Task to carry out:
Only the lines with "data" in the entries below belong in the answer; please copy them.

[Start of section]

class Engine(object):

    def __init__(self, device=0):
        self._lib = load()
        self._h = C.c_void_p()
        rc = self._lib.ctr_create(C.byref(self._h), int(device))
        if rc != _abi.OK:
            msg = self._lib.ctr_last_error(None)
            self._h = None
            raise EngineError("ctr_create(device=%d) failed (%d): %s" % (
                device, rc, (msg or b'').decode()))
        self.device = int(device)

    def close(self):
        if getattr(self, '_h', None):
            self._lib.ctr_destroy(self._h)
            self._h = None

    __del__ = close

    def _check(self, rc, what, too_large=False):
        if rc != _abi.OK:
            msg = (self._lib.ctr_last_error(self._h) or b'').decode()
            if rc == _abi.ERR_INVALID:
                raise ValueError("%s: %s" % (what, msg))
            if rc == _abi.ERR_UNSUPPORTED and too_large:
                raise EngineError("%s: %s" % (what, msg))
            if rc == _abi.ERR_UNSUPPORTED:
                raise NotImplementedError("%s: %s" % (what, msg))
            raise EngineError("%s failed (%d): %s" % (what, rc, msg))

    def refine_batch(self, problem, batch):
        b = batch.as_struct()
        self._check(self._lib.ctr_refine_batch(self._h, C.byref(problem), C.byref(b)),
                    'ctr_refine_batch')
        return batch

    def plan(self, problem, feat_offset_host):
        import numpy as np
        off = np.ascontiguousarray(feat_offset_host, dtype=np.int32)
        plan = C.c_void_p()
        self._check(self._lib.ctr_plan_create(self._h, C.byref(problem), len(off) - 1,
                                              off.ctypes.data, C.byref(plan)),
                    'ctr_plan_create')
        return Plan(self._lib, plan)

    def refine_batch_device(self, plan, batch_struct, stream=None):
        self._check(self._lib.ctr_refine_batch_device(
            self._h, plan._p, C.byref(batch_struct), C.c_void_p(stream or 0)),
            'ctr_refine_batch_device')

    def frame_max_device(self, frames_ptr, dtype_code, n_frames, frame_elems, out_ptr,
                         stream=None):
        self._check(self._lib.ctr_frame_max_device(
            self._h, C.c_void_p(frames_ptr), dtype_code, n_frames, frame_elems,
            C.c_void_p(out_ptr), C.c_void_p(stream or 0)), 'ctr_frame_max_device')

    def find_clusters(self, pos, frame_offset, separation):
        import numpy as np
        pos = np.ascontiguousarray(pos, dtype=np.float64)
        off = np.ascontiguousarray(frame_offset, dtype=np.int32)
        sep = np.ascontiguousarray(separation, dtype=np.float64)
        n, nd = pos.shape
        labels = np.empty(n, dtype=np.int32)
        sizes = np.empty(n, dtype=np.int32)
        self._check(self._lib.ctr_find_clusters(self._h, nd, pos.ctypes.data, off.ctypes.data,
                                                len(off) - 1, sep.ctypes.data,
                                                labels.ctypes.data, sizes.ctypes.data),
                    'ctr_find_clusters')
        return labels, sizes

    def draw_frames_device(self, synth, frames_ptr, stream=None):
        self._check(self._lib.ctr_draw_frames_device(self._h, C.byref(synth), C.c_void_p(frames_ptr),
                                                     C.c_void_p(stream or 0)), 'ctr_draw_frames_device')

    def query_done(self):
        rc = self._lib.ctr_query_done(self._h)
        if rc < 0:
            raise EngineError("ctr_query_done failed: %s" % (self._lib.ctr_last_error(self._h) or b'').decode())
        return rc == 1

    def set_stage_max_grid(self, max_grid):
        return int(self._lib.ctr_set_stage_max_grid(self._h, C.c_int32(int(max_grid))))

    @contextlib.contextmanager
    def stage_max_grid(self, max_grid):
        before = self.set_stage_max_grid(max_grid)
        if before < 0:
            raise ValueError("stage_max_grid: %r is outside [0, 65536]" % (max_grid,))
        try:
            yield self
        finally:
            self.set_stage_max_grid(before)

    def set_lane_limit(self, n):
        return int(self._lib.ctr_set_lane_limit(C.c_int32(self.device), C.c_int32(int(n))))

    def synchronize(self, stream=None):
        self._check(self._lib.ctr_synchronize(self._h, C.c_void_p(stream or 0)),
# ... 65 lines not shown
    method.__doc__ = "``%s``: ``desc`` is its ``_abi`` descriptor with device pointers." % symbol
    return method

[End of section]

Exercise result:
                                              off.ctypes.data, C.byref(plan)),
        self._check(self._lib.ctr_find_clusters(self._h, nd, pos.ctypes.data, off.ctypes.data,
                                                len(off) - 1, sep.ctypes.data,
                                                labels.ctypes.data, sizes.ctypes.data),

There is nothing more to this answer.